The Guardian reports that when Damilola Fowoshele’s nine-year-old son Michael started acting unusually at school, teachers at Surrey Square primary school called in his mother to speak about his behaviour. It was then that Fowoshele finally told them what was going on.
She and her two children had been sleeping on a bare church floor every night for nine months, and she was barred from working or seeking any help from authorities because her immigration status gave her no recourse to public funds.
She is not alone in feeling that way. There are at least 40 children at the school whose parents either cannot work while their immigration status is in doubt or have limited leave to work but no access to welfare including housing or child benefit.
Where the state falls short, the school has stepped in.

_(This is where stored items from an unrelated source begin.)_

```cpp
__global__ __launch_bounds__(64) void ppo_loss_finalize(int B, int A, int nblk, const double* __restrict__ partials,
                                                         const float* __restrict__ stdp, float vcoef, float ecoef,
                                                         float* __restrict__ out, float* __restrict__ d_std) {
    const int k = threadIdx.x;
    double t = 0.0;
    constexpr int STAGE = 4096;
    __shared__ double s_p[STAGE];
    const bool staged = nblk * NRED <= STAGE;
    if (staged) {
        for (int i = k; i < nblk * NRED; i += 64) s_p[i] = partials[i];
        __syncthreads();
    }
    if (k < 3 + A)
        for (int b = 0; b < nblk; ++b) t += staged ? s_p[b * NRED + k] : partials[(size_t)b * NRED + k];
    __shared__ double s_t[64];
    s_t[k] = t;
    __syncthreads();
    if (k >= 3 && k < 3 + A) d_std[k - 3] = (float)t - ecoef / stdp[k - 3];
    if (k == 0) {
        const float surr = (float)(s_t[0] / (double)B), vl = (float)(s_t[1] / (double)B), klm = (float)(s_t[2] / (double)B);
        float ent = 0.f;
        for (int a = 0; a < A; ++a) ent += 1.4189385332046727f + logf(stdp[a]);
        out[0] = surr; out[1] = vl; out[2] = surr + vcoef * vl - ecoef * ent; out[3] = klm;
    }
}

template <int A>
void launch(int nblk, hipStream_t st, int B, const float* mu, const float* stdp, const float* value, const float* actions,
            const float* old_logp, const float* old_mu, const float* old_sigma, const float* adv, const float* ret, const float* tv,
            float clip, float vcoef, int use_clipped, float* d_mu, float* d_value, double* partials) {
    hipLaunchKernelGGL(ppo_loss_kernel<A>, dim3(nblk), dim3(NTHR), 0, st, B, mu, stdp, value, actions, old_logp, old_mu, old_sigma,
                       adv, ret, tv, clip, vcoef, use_clipped, d_mu, d_value, partials);
}

constexpr int CS_ROWS = 256;
__global__ __launch_bounds__(256) void colsum_partial(int rows, int cols, const float* __restrict__ x, float* __restrict__ partials) {
    const int lane = threadIdx.x & 63, wv = threadIdx.x >> 6;
    const int col = blockIdx.x * 64 + lane;
    const int r0 = blockIdx.y * CS_ROWS, r1 = min(rows, r0 + CS_ROWS);
    float acc = 0.f;
    if (col < cols) {
        float a0 = 0.f, a1 = 0.f, a2 = 0.f, a3 = 0.f;
        int r = r0 + wv;
        for (; r + 12 < r1; r += 16) {
            a0 += x[(size_t)r * cols + col]; a1 += x[(size_t)(r + 4) * cols + col];
            a2 += x[(size_t)(r + 8) * cols + col]; a3 += x[(size_t)(r + 12) * cols + col];
        }
// ... 403 lines not shown
```

wiki-grx-gym_amd/rl/fused_loss.py:

```python
import ctypes as C
import os

import torch

_LIB = None


def load_ppo_library():
    global _LIB
    if _LIB is None:
        path = os.environ.get("GRX_PPO_LIB") or os.path.join(os.path.dirname(os.path.dirname(os.path.abspath(__file__))), "csrc", "libgrx_ppo.so")
        if not os.path.exists(path):
            raise RuntimeError(f"{path} is missing: build it with `python -c 'import __graft_entry__ as g; g.build()'` "
                               "(there is no silent fallback for CUDA tensors; set GRX_PPO_FUSED_LOSS=0 to use the torch expression)")
        lib = C.CDLL(path)
        fp = C.c_void_p
        lib.grx_ppo_loss.restype = C.c_int
        lib.grx_ppo_loss.argtypes = [C.c_int, C.c_int] + [fp] * 10 + [C.c_float, C.c_float, C.c_float, C.c_int] + [fp] * 5 + [C.c_void_p]
        lib.grx_ppo_loss_partials_size.restype = C.c_int
        lib.grx_ppo_loss_partials_size.argtypes = [C.c_int]
        lib.grx_ppo_colsum.restype = C.c_int
        lib.grx_ppo_colsum.argtypes = [C.c_int, C.c_int, fp, fp, fp, C.c_void_p]
        lib.grx_ppo_colsum_partials_size.restype = C.c_int
        lib.grx_ppo_colsum_partials_size.argtypes = [C.c_int, C.c_int]
# ... 63 lines not shown
        lib.grx_est_forward.argtypes = [fp, C.c_int, C.c_int, fp, C.c_int, fp, C.POINTER(C.c_int), fp, fp, C.c_void_p]
        lib.grx_gae_partials_size.restype = C.c_int
        lib.grx_gae_partials_size.argtypes = [C.c_int, C.c_int]
        lib.grx_gae_returns.restype = C.c_int
        lib.grx_gae_returns.argtypes = [C.c_int, C.c_int] + [fp] * 4 + [C.c_float] * 3 + [fp] * 10 + [C.c_void_p]
        lib.grx_gp_seed.restype = C.c_int
        lib.grx_gp_seed.argtypes = [C.c_int, C.c_int] + [fp] * 4 + [C.c_void_p]
        lib.grx_gp_gate.restype = C.c_int
        lib.grx_gp_gate.argtypes = [C.c_int, C.c_int] + [fp] * 3 + [C.c_void_p]
        lib.grx_gp_sqnorm_partials_size.restype = C.c_int
        lib.grx_gp_sqnorm_partials_size.argtypes = [C.c_int, C.c_int]
        lib.grx_gp_sqnorm.restype = C.c_int
        lib.grx_gp_sqnorm.argtypes = [C.c_int, C.c_int] + [fp] * 3 + [C.c_void_p]
        lib.grx_gp_gate_backward.restype = C.c_int
        lib.grx_gp_gate_backward.argtypes = [C.c_int, C.c_int] + [fp] * 8 + [C.c_void_p]
        lib.grx_gp_seed_backward.restype = C.c_int
        lib.grx_gp_seed_backward.argtypes = [C.c_int, C.c_int] + [fp] * 8 + [C.c_void_p]
        lib.grx_ln_elu_forward.restype = C.c_int
        lib.grx_ln_elu_forward.argtypes = [C.c_int, C.c_int, fp, fp, fp, C.c_float, fp, fp, fp, C.c_void_p]
        lib.grx_ln_elu_backward_partials_size.restype = C.c_int
        lib.grx_ln_elu_backward_partials_size.argtypes = [C.c_int, C.c_int]
        lib.grx_ln_elu_backward.restype = C.c_int
        lib.grx_ln_elu_backward.argtypes = [C.c_int, C.c_int] + [fp] * 11 + [C.c_void_p]
        _LIB = lib
    return _LIB


TAIL_MAX = 24


class _TailTensors(C.Structure):
    _fields_ = [("n", C.c_int), ("pad", C.c_int), ("param", C.c_void_p * TAIL_MAX), ("grad", C.c_void_p * TAIL_MAX),
                ("exp_avg", C.c_void_p * TAIL_MAX), ("exp_avg_sq", C.c_void_p * TAIL_MAX), ("step", C.c_void_p * TAIL_MAX),
                ("numel", C.c_longlong * TAIL_MAX)]


class _TailArgs(C.Structure):
    _fields_ = [("loss", C.c_void_p), ("bad_flag", C.c_void_p), ("kl", C.c_void_p), ("lr", C.c_void_p), ("value_loss", C.c_void_p),
                ("surrogate_loss", C.c_void_p), ("sums", C.c_void_p), ("partials", C.c_void_p), ("adaptive", C.c_int), ("pad", C.c_int),
                ("desired_kl", C.c_float), ("lr_min", C.c_float), ("lr_max", C.c_float), ("max_grad_norm", C.c_float),
                ("beta1", C.c_double), ("beta2", C.c_double), ("eps", C.c_double)]


class StepTail:

    @staticmethod
# ... 113 lines not shown
        with torch.cuda.device(raw.device):
            rc = lib.grx_ppo_loss_sd(B, A, raw_c.data_ptr(), int(bool(log_std)), value_c.data_ptr(), *[t.data_ptr() for t in data],
                                     float(clip_param), float(value_loss_coef), float(entropy_coef), int(bool(use_clipped_value_loss)),
                                     out.data_ptr(), d_raw.data_ptr(), d_value.data_ptr(), partials.data_ptr(), C.c_void_p(stream))
        if rc != 0:
            raise RuntimeError(f"grx_ppo_loss_sd failed ({rc}): batch {B}, num_actions {A}")
        ctx.save_for_backward(d_raw, d_value)
        ctx.value_shape = value.shape
        return out

    @staticmethod
    def backward(ctx, g):
        d_raw, d_value = ctx.saved_tensors
        gl = g[2]
        return (d_raw * gl, (d_value * gl).reshape(ctx.value_shape)) + (None,) * 12


def fused_ppo_loss_sd(raw, value, actions, old_logp, old_mu, old_sigma, advantages, returns, target_values,
                      log_std, clip_param, value_loss_coef, entropy_coef, use_clipped_value_loss):
    return FusedPPOLossSD.apply(raw, value, actions, old_logp, old_mu, old_sigma, advantages, returns, target_values,
                                log_std, clip_param, value_loss_coef, entropy_coef, use_clipped_value_loss)


def colsum(x):
    lib = load_ppo_library()
    x = _f32c(x)
    rows, cols = x.shape
    out = torch.empty(cols, device=x.device, dtype=torch.float32)
    partials = torch.empty(lib.grx_ppo_colsum_partials_size(rows, cols), device=x.device, dtype=torch.float32)
    with torch.cuda.device(x.device):
        rc = lib.grx_ppo_colsum(rows, cols, x.data_ptr(), out.data_ptr(), partials.data_ptr(),
                                C.c_void_p(torch.cuda.current_stream(x.device).cuda_stream))
    if rc != 0:
        raise RuntimeError(f"grx_ppo_colsum failed ({rc}): {rows} x {cols}")
    return out


def elu_backward_colsum(dy, y):
    lib = load_ppo_library()
    dy, y = _f32c(dy), _f32c(y)
    rows, cols = dy.shape
    dz = torch.empty_like(dy)
    out = torch.empty(cols, device=dy.device, dtype=torch.float32)
    partials = torch.empty(lib.grx_ppo_colsum_partials_size(rows, cols), device=dy.device, dtype=torch.float32)
    with torch.cuda.device(dy.device):
        rc = lib.grx_ppo_elu_backward_colsum(rows, cols, dy.data_ptr(), y.data_ptr(), dz.data_ptr(), out.data_ptr(), partials.data_ptr(),
# ... 297 lines not shown
```

wiki-grx-gym_amd/rl/modules.py:

```python
import torch
import torch.nn as nn
from torch.distributions import Normal

PRECISIONS = ("fp32", "bf16")
_ACTIVATIONS = {"elu": nn.ELU, "selu": nn.SELU, "relu": nn.ReLU, "crelu": nn.ReLU, "lrelu": nn.LeakyReLU,
                "tanh": nn.Tanh, "sigmoid": nn.Sigmoid}


def get_activation(name):
    if name not in _ACTIVATIONS:
        print("invalid activation function!")
        return None
    return _ACTIVATIONS[name]()


import os

_FUSED_ELU_FORWARD = os.environ.get("GRX_PPO_FUSED_FWD", "1") != "0"
_FUSED_ELU_BACKWARD = os.environ.get("GRX_PPO_FUSED_ELU", "1") != "0"
_TRAIN_LINEAR = os.environ.get("GRX_PPO_LINEAR", "colsum")


class _TrainLinear(torch.autograd.Function):
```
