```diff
diff --git a/data-efficient-reinforcement-learning-with-probabilistic-model-predictive-control_amd/engine.py b/data-efficient-reinforcement-learning-with-probabilistic-model-predictive-control_amd/engine.py
--- a/data-efficient-reinforcement-learning-with-probabilistic-model-predictive-control_amd/engine.py
+++ b/data-efficient-reinforcement-learning-with-probabilistic-model-predictive-control_amd/engine.py
@@ -200,6 +200,10 @@
     @property
     def last_cluster(self):
         return int(self.lib.gpmpc_last_cluster(self._h))
+
+    @property
+    def last_pair_groups(self):
+        return int(self.lib.gpmpc_last_pair_groups(self._h))
 
     @property
     def last_grad_path(self):
diff --git a/include/gpmpc.h b/include/gpmpc.h
--- a/include/gpmpc.h
+++ b/include/gpmpc.h
@@ -81,6 +81,7 @@
                   double* cost_var_out_dev, double* J_out_dev, void* stream);
 int gpmpc_last_rollout_path(gpmpc_t* h);
 int gpmpc_last_cluster(gpmpc_t* h);
+int gpmpc_last_pair_groups(gpmpc_t* h);
 
 int gpmpc_rollout_linear(gpmpc_t* h, const double* actions_dev, const double* mu0_host, const double* S0_host, int B, int H, int A,
                          int include_time, double time0, double* mu_out_dev, double* Sig_out_dev, double* cost_mu_out_dev,
```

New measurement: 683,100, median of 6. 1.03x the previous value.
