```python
def quantize_rows_fp8(x: torch.Tensor, q: Optional[torch.Tensor] = None, scales: Optional[torch.Tensor] = None,
                      run: bool = True):
    lib = _lib.load()
    _bf16(x, "x")
    rows, cols = x.shape
    if q is None:
        q = torch.empty(rows, cols, dtype=torch.uint8, device=x.device)
    if scales is None:
        scales = torch.empty(rows, dtype=torch.float32, device=x.device)
    op = Op("bl_quantize_rows_fp8", lib.bl_quantize_rows_fp8,
            (x.data_ptr(), _rows(x, "x"), rows, cols, q.data_ptr(), q.stride(0), scales.data_ptr()), (x, q, scales),
            nbytes=3.0 * rows * cols)
    if run:
# ... 412 lines not shown
```

bridgelang_amd/pipeline.py:

```python
from __future__ import annotations

from typing import List, Optional, Sequence

import torch

from . import ops
from .engine import OpenVLAEngine
from .ops import EPI_F32_BF16R, EPI_NONE, EPI_RES, EPI_SWIGLU, Op
from .weights import VLAWeights


class TwoStagePipeline:
    def __init__(self, weights: VLAWeights, batch: int, prompt_len: int, n_new: int = 7):
        self.engines = [OpenVLAEngine(weights, batch, prompt_len, n_new) for _ in range(2)]
        self.device = weights.embed.device
        self._decode_stream = torch.cuda.Stream(device=self.device)
        self._graphs: List[Optional[torch.cuda.CUDAGraph]] = [None, None]
        self._tick = 0

    def _run_pair(self, k: int) -> None:
        e1, e2 = self.engines[k], self.engines[1 - k]
        main = torch.cuda.current_stream()
        self._decode_stream.wait_stream(main)
        with torch.cuda.stream(self._decode_stream):
# ... 36 lines not shown

    def __init__(self, weights: VLAWeights, batch: int, prompt_len: int, n_new: int = 7, split_vision: bool = False,
                 fp8: bool = False):
        if n_new < 2:
            raise ValueError("StaggeredDecodePipeline needs at least one decode iteration (n_new >= 2)")
        self.w, self.dims, self.B, self.n_new = weights, weights.dims, batch, n_new
        self.split_vision = split_vision
        self.lag = 1 if split_vision else 0
        self.slots = n_new + self.lag
        self.engines = [OpenVLAEngine(weights, batch, prompt_len, n_new, fp8=fp8) for _ in range(self.slots)]
        self.device = dev = weights.embed.device
        d = self.dims
        G = n_new - 1
        M = G * batch
        z = lambda *shape, dtype=torch.bfloat16: torch.zeros(*shape, dtype=dtype, device=dev)
        self.xd, self.hd, self.aod = z(M, d.llm_dim), z(M, d.llm_dim), z(M, d.llm_dim)
        self.qkvd, self.actd = z(M, 3 * d.llm_dim), z(M, d.llm_inter)
        self.logits = z(M, d.vocab, dtype=torch.float32)
        self.ws = torch.empty(4 * min(M, 128) * d.llm_dim * 4, dtype=torch.uint8, device=dev)
        self._decode_stream = torch.cuda.Stream(device=dev)
        self._vision_stream = torch.cuda.Stream(device=dev)
        self._main_stream = torch.cuda.Stream(device=dev)
        self.merged_ops: List[List[Op]] = [self._plan_merged(k) for k in range(self.slots)]
        self._graphs: List[Optional[torch.cuda.CUDAGraph]] = [None] * self.slots
        self._tick = 0

    def _plan_merged(self, k: int) -> List[Op]:
        d, w, B = self.dims, self.w, self.B
        D, H, hd = d.llm_dim, d.llm_heads, d.head_dim
        e0 = self.engines[0]
        fused = ops.skinny_supported(B, D, EPI_NONE) and hd == 128
        M = self.xd.shape[0]

        def gm(A, W, out, epi, res=None):
            if not ops.skinny_supported(B, A.shape[1], epi):
                return [ops.gemm(A, W, out, epi, res=res, skinny=False, run=False)]
            return [ops.gemm(A[r0:r0 + 128], W, out[r0:r0 + 128], epi, res=None if res is None else res[r0:r0 + 128],
                             skinny_rows=True, workspace=self.ws, run=False) for r0 in range(0, M, 128)]

        def norm(x, wn, out, fused_in_engine):
            return (ops.rmsnorm_skinny if fused_in_engine else ops.rmsnorm)(x, wn, out, d.rms_eps, run=False)

        groups = [(g, self.engines[(k - g - self.lag) % self.slots], slice((g - 1) * B, g * B)) for g in range(1, self.n_new)]
        plan = [ops.embed_splice(e.gen_ids[g - 1].view(B, 1), w.embed, self.xd[r].view(B, 1, D), 0, run=False)
                for g, e, r in groups]
        for l, lw in enumerate(w.layers):
            plan.append(norm(self.xd, lw.ln1, self.hd, fused))
            plan += gm(self.hd, lw.qkv_w, self.qkvd, EPI_NONE)
            grouped = fused and len(groups) <= 8
            if grouped:
                plan.append(ops.attention_decode_rope_grouped(
                    self.qkvd, [e.k_cache[l] for _, e, _ in groups], [e.v_cache[l] for _, e, _ in groups], self.aod,
                    e0.cos, e0.sin, B=B, H=H, head_dim=hd, pos=[e.S + g - 1 for g, e, _ in groups], run=False))
            for g, e, r in groups:
                pos = e.S + g - 1
                if grouped:
                    continue
                if fused:
                    plan.append(ops.attention_decode_rope(self.qkvd[r], e.k_cache[l], e.v_cache[l], self.aod[r], e0.cos, e0.sin,
                                                          B=B, H=H, head_dim=hd, pos=pos, run=False))
                else:
                    cs = (H * e.cache_len * hd, e.cache_len * hd, hd)
                    plan.append(ops.rope_kvcache(self.qkvd[r], e0.cos, e0.sin, e.k_cache[l], e.v_cache[l], B=B, S=1, H=H,
                                                 head_dim=hd, pos0=pos, run=False))
                    plan.append(ops.attention_decode(self.qkvd[r], e.k_cache[l], e.v_cache[l], self.aod[r], B=B, H=H,
                                                     Skv=pos + 1, head_dim=hd, q_strides=(3 * D, hd, 3 * D), k_strides=cs,
                                                     v_strides=cs, o_strides=(D, hd, D), run=False))
            plan += gm(self.aod, lw.o_w, self.xd, EPI_RES, res=self.xd)
            plan.append(norm(self.xd, lw.ln2, self.hd, fused))
            plan += gm(self.hd, lw.gu_w, self.actd, EPI_SWIGLU)
            plan += gm(self.actd, lw.down_w, self.xd, EPI_RES, res=self.xd)
        plan.append(norm(self.xd, w.norm, self.hd, ops.skinny_supported(B, D, EPI_F32_BF16R)))
        plan += gm(self.hd, w.lm_head, self.logits, EPI_F32_BF16R)
        plan += [ops.argmax(self.logits[r], e.gen_ids[g], run=False) for g, e, r in groups]
        return plan

    def _run_tick(self, k: int) -> None:
        e1 = self.engines[k]
        main = torch.cuda.current_stream()
        self._decode_stream.wait_stream(main)
        with torch.cuda.stream(self._decode_stream):
            ops.run_all(self.merged_ops[k])
        if self.split_vision:
            vs, ss = self._vision_stream, e1._side
            vs.wait_stream(main)
            ss.wait_stream(main)
            with torch.cuda.stream(ss):
                ops.run_all(e1.siglip_ops)
            with torch.cuda.stream(vs):
                ops.run_all(e1.dino_ops)
                vs.wait_stream(ss)
                ops.run_all(e1.projector_ops)
            ops.run_all(self.engines[(k - 1) % self.slots].prefill_ops)
            main.wait_stream(vs)
        else:
            e1.run_vision()
            ops.run_all(e1.projector_ops + e1.prefill_ops)
        main.wait_stream(self._decode_stream)

    def capture(self) -> None:
        for k in range(self.slots):
            self._run_tick(k)
        torch.cuda.synchronize()
        for k in range(self.slots):
            g = torch.cuda.CUDAGraph()
# ... 33 lines not shown
```
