# ... 92 lines not shown
        out_channels = in_channels if out_channels is None else out_channels
        self.out_channels = out_channels
        self.use_conv_shortcut = conv_shortcut

        self.norm1 = Normalize(in_channels)
        self.conv1 = torch.nn.Conv2d(in_channels, out_channels, kernel_size=3, stride=1, padding=1)
        if temb_channels > 0:
            self.temb_proj = torch.nn.Linear(temb_channels, out_channels)
        self.norm2 = Normalize(out_channels)
        self.dropout = torch.nn.Dropout(dropout)
        self.conv2 = torch.nn.Conv2d(out_channels, out_channels, kernel_size=3, stride=1, padding=1)
        if self.in_channels != self.out_channels:
            if self.use_conv_shortcut:
                self.conv_shortcut = torch.nn.Conv2d(in_channels, out_channels, kernel_size=3, stride=1,
                                                     padding=1)
            else:
                self.nin_shortcut = torch.nn.Conv2d(in_channels, out_channels, kernel_size=1, stride=1,
                                                    padding=0)

    def _fwd(self, act):
        assert self.dropout.p == 0.0 or not self.training, "dropout>0 in training is not implemented"
        x = act.x
        h = _Act(*_gn_conv3x3(act, self.norm1, self.conv1, want_stats=True))
        if self.in_channels != self.out_channels:
            xp = ops.f32_to_planes(x, CVT_PLAIN)
            if self.use_conv_shortcut:
                x = ops.conv3x3(xp, _conv_w(self.conv_shortcut), _f32(self.conv_shortcut.bias))
            else:
                x = conv1x1_nhwc(None, self.nin_shortcut, planes_in=xp)
        return _Act(*_gn_conv3x3(h, self.norm2, self.conv2, residual=x, want_stats=True))

    def forward_nhwc(self, x, temb=None):
        assert temb is None, "temb is always None on the Text2Human path (temb_ch=0)"
        return self._fwd(_Act(x)).x

    def forward(self, x, temb=None):
        return ops.nhwc_to_nchw(self.forward_nhwc(ops.nchw_to_nhwc(x), temb))


class AttnBlock(nn.Module):

    def __init__(self, in_channels):
        super().__init__()
        self.in_channels = in_channels
        self.norm = Normalize(in_channels)
        self.q = torch.nn.Conv2d(in_channels, in_channels, kernel_size=1, stride=1, padding=0)
        self.k = torch.nn.Conv2d(in_channels, in_channels, kernel_size=1, stride=1, padding=0)
        self.v = torch.nn.Conv2d(in_channels, in_channels, kernel_size=1, stride=1, padding=0)
        self.proj_out = torch.nn.Conv2d(in_channels, in_channels, kernel_size=1, stride=1, padding=0)

    def _qk_packed(self):
        t = ops.get_terms()
        w = _cached(self, ("wqk", t), (self.q.weight, self.k.weight),
                    lambda: ops.pack_linear_weight(torch.cat((self.q.weight, self.k.weight), 0), t))
        b = _cached(self, ("bqk",), (self.q.bias, self.k.bias),
                    lambda: torch.cat((self.q.bias, self.k.bias), 0).float().contiguous())
        return w, b

    def _fwd(self, act):
        x = act.x
        N, H, W, Cc = x.shape
        HW = H * W
        hn = _gn(act, self.norm, swish=False)
        T = hn.shape[0]
        wqk, bqk = self._qk_packed()
        qk = ops.linear(hn.reshape(T, N * HW, Cc), wqk, bqk, planes_out=True).view(T, N, HW, 2 * Cc)
        q, k = qk[..., :Cc], qk[..., Cc:]
        vt = ops.bmm_nt(_lin_w(self.v), hn.view(T, N, HW, Cc), planes_out=True,
                        bias_row=_f32(self.v.bias), a_bcast=True)
        s = ops.bmm_nt(q, k)
        p = ops.softmax_rows(s, scale=float(int(Cc) ** (-0.5)))
        o = ops.bmm_nt(p, vt, planes_out=True)
        return _Act(*ops.conv1x1(o.view(T, N, H, W, Cc), _lin_w(self.proj_out), _f32(self.proj_out.bias),
                                 residual=x, want_stats=True))

    def forward_nhwc(self, x):
        return self._fwd(_Act(x)).x

    def forward(self, x):
        return ops.nhwc_to_nchw(self.forward_nhwc(ops.nchw_to_nhwc(x)))


def _conv_in_nchw(conv, x):
    a = ops.nchw_to_planes(x)
    return _Act(*ops.conv3x3(a, _conv_w(conv, a.shape[-1]), _f32(conv.bias), want_stats=True))


def _conv_in_nhwc(conv, x):
    a = ops.f32_to_planes(x, CVT_PLAIN)
    return _Act(*ops.conv3x3(a, _conv_w(conv), _f32(conv.bias), want_stats=True))
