@@ -122,16 +122,15 @@
 #define GTXS_LOAD_B(DR, KX, SLOT, Q)                                                           \
     {                                                                                          \
       const int p__ = p0 + (((Q) >> 1) + (DR)) * PW + ((KX) == 1 ? Tile::NEVEN : (KX) >> 1);   \
-      const char* pr__ = lds_patch + p__ * RB;                                                 \
-      if (((Q) & 1) == 0) bh[SLOT][(Q) >> 1] = *reinterpret_cast<const half8*>(pr__ + ((kg ^ swz128(p__)) << 4)); \
-      else bl[SLOT][(Q) >> 1] = *reinterpret_cast<const half8*>(pr__ + (((CPR + kg) ^ swz128(p__)) << 4)); \
+      if (((Q) & 1) == 0) bh[SLOT][(Q) >> 1] = *reinterpret_cast<const half8*>(lds_patch + k32_patch_off(Tile::NPIX, p__, kg, 0)); \
+      else bl[SLOT][(Q) >> 1] = *reinterpret_cast<const half8*>(lds_patch + k32_patch_off(Tile::NPIX, p__, kg, 1)); \
     }
 #define GTXS_LOAD_A(KX, A, SLOT)                                                               \
     {                                                                                          \
       const int nrow__ = 16 * (A) + col;                                                       \
-      const char* wr__ = lds_w + ((KX) * BN + nrow__) * RB;                                    \
-      ah[SLOT] = *reinterpret_cast<const half8*>(wr__ + ((kg ^ swz128(nrow__)) << 4));         \
-      al[SLOT] = *reinterpret_cast<const half8*>(wr__ + (((CPR + kg) ^ swz128(nrow__)) << 4)); \
+      const char* wr__ = lds_w + (KX) * BN * RB;                                               \
+      ah[SLOT] = *reinterpret_cast<const half8*>(wr__ + row128_off(nrow__, kg));               \
+      al[SLOT] = *reinterpret_cast<const half8*>(wr__ + row128_off(nrow__, CPR + kg));         \
     }
 #define GTXS_UNIT(ST, DR, U, NEXT_DR)                                                          \
     {                                                                                          \
diff --git a/geo-trax_amd/csrc/conv_split_device.hpp b/geo-trax_amd/csrc/conv_split_device.hpp
--- a/geo-trax_amd/csrc/conv_split_device.hpp
+++ b/geo-trax_amd/csrc/conv_split_device.hpp
@@ -5,6 +5,7 @@
 #include <mutex>
 
 #include "conv_igemm.hpp"
+#include "lds_layout.hpp"
 
 namespace gtx {
 
@@ -38,9 +39,6 @@
   return floatx4{b.x * inv_sc, b.y * inv_sc, b.z * inv_sc, b.w * inv_sc};
 }
 
-__host__ __device__ constexpr int swz128(int row) { return (row >> 1) & 7; }
-__host__ __device__ constexpr int epi_pitch(int bn) { return bn * 4 + 16; }
-__host__ __device__ constexpr int epi_bytes(int bn) { return 4 * 32 * epi_pitch(bn); }
 
 template <int TH, int TW>
 __device__ __forceinline__ bool conv_block_decode(const ConvGroup& g, ConvProblem& P, int& ct, int& n, int& oy0, int& ox0) {
@@ -121,7 +119,7 @@
   for (int it = 0; it < 32 / PPI; ++it) {
     const int p = it * PPI + lane / LPP, q = lane % LPP;
     const int py = py0 + (p >> 4), px = ox0 + (p & 15);
-    const uint4 val = *reinterpret_cast<const uint4*>(stg + p * epi_pitch(BN) + q * 16);
+    const uint4 val = *reinterpret_cast<const uint4*>(stg + epi_off(BN, p, q * 16));
     if (py < P.Ho && px < P.Wo && (q >> 1) * 8 < cvalid) {
       float* dst = static_cast<float*>(P.out) + (((size_t)n * P.Ho + py) * P.Wo + px) * P.out_cstride + P.out_coff + ct * BN + q * 4;
       *reinterpret_cast<uint4*>(dst) = val;
@@ -133,13 +131,13 @@
 }
 __device__ __forceinline__ void epilogue_k32(const floatx4 (&acc)[4][2], const ConvProblem& P, char* smem, const int ct, const int n,
                                              const int oy0, const int ox0, const int wave, const int lane) {
-  constexpr int BN = 64, PITCH = epi_pitch(BN);
+  constexpr int BN = 64;
   const int col = lane & 15, kg = lane >> 4;
   const int cvalid = P.Cout - ct * BN;
   const bool plain = P.out_plain != 0, has_res = P.res != nullptr;
   bool sat = false;
   __syncthreads();
-  char* stg = smem + wave * (32 * PITCH);
+  char* stg = smem + wave * (32 * epi_pitch(BN));
 #pragma unroll
   for (int m = 0; m < 2; ++m) {
     const float* __restrict__ res = residual_row(P, n, oy0 + 2 * wave + m, ox0 + col, ct * BN);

Whole families appear early for breakfast; at lunch the kitchens cook extra for parents who cannot afford to feed themselves. Teachers write lengthy letters of support for immigration cases. In extreme circumstances, the school even provides clothes, cooking equipment, cots and mattresses for families like the Fowosheles.
Children have arrived at school having slept on night buses, in churches or mosques or in police stations; many are living with their entire families in hostels or in one bedroom, or moving between the living room floors of patient family friends.
The school’s co-head Nicola Noble says: “We treat people here without judgment, and we see time and time again them being judged the minute they walk in the room and that changes as soon as we are there. That is so wrong.”
When children at the school who were born in the UK reach the age of 10, they can begin the long and expensive route of applying for British citizenship. Eighteen children have secured citizenship in the last three years and another nine are currently applying. The cost is £973 per child – highly prohibitive when parents may have no income.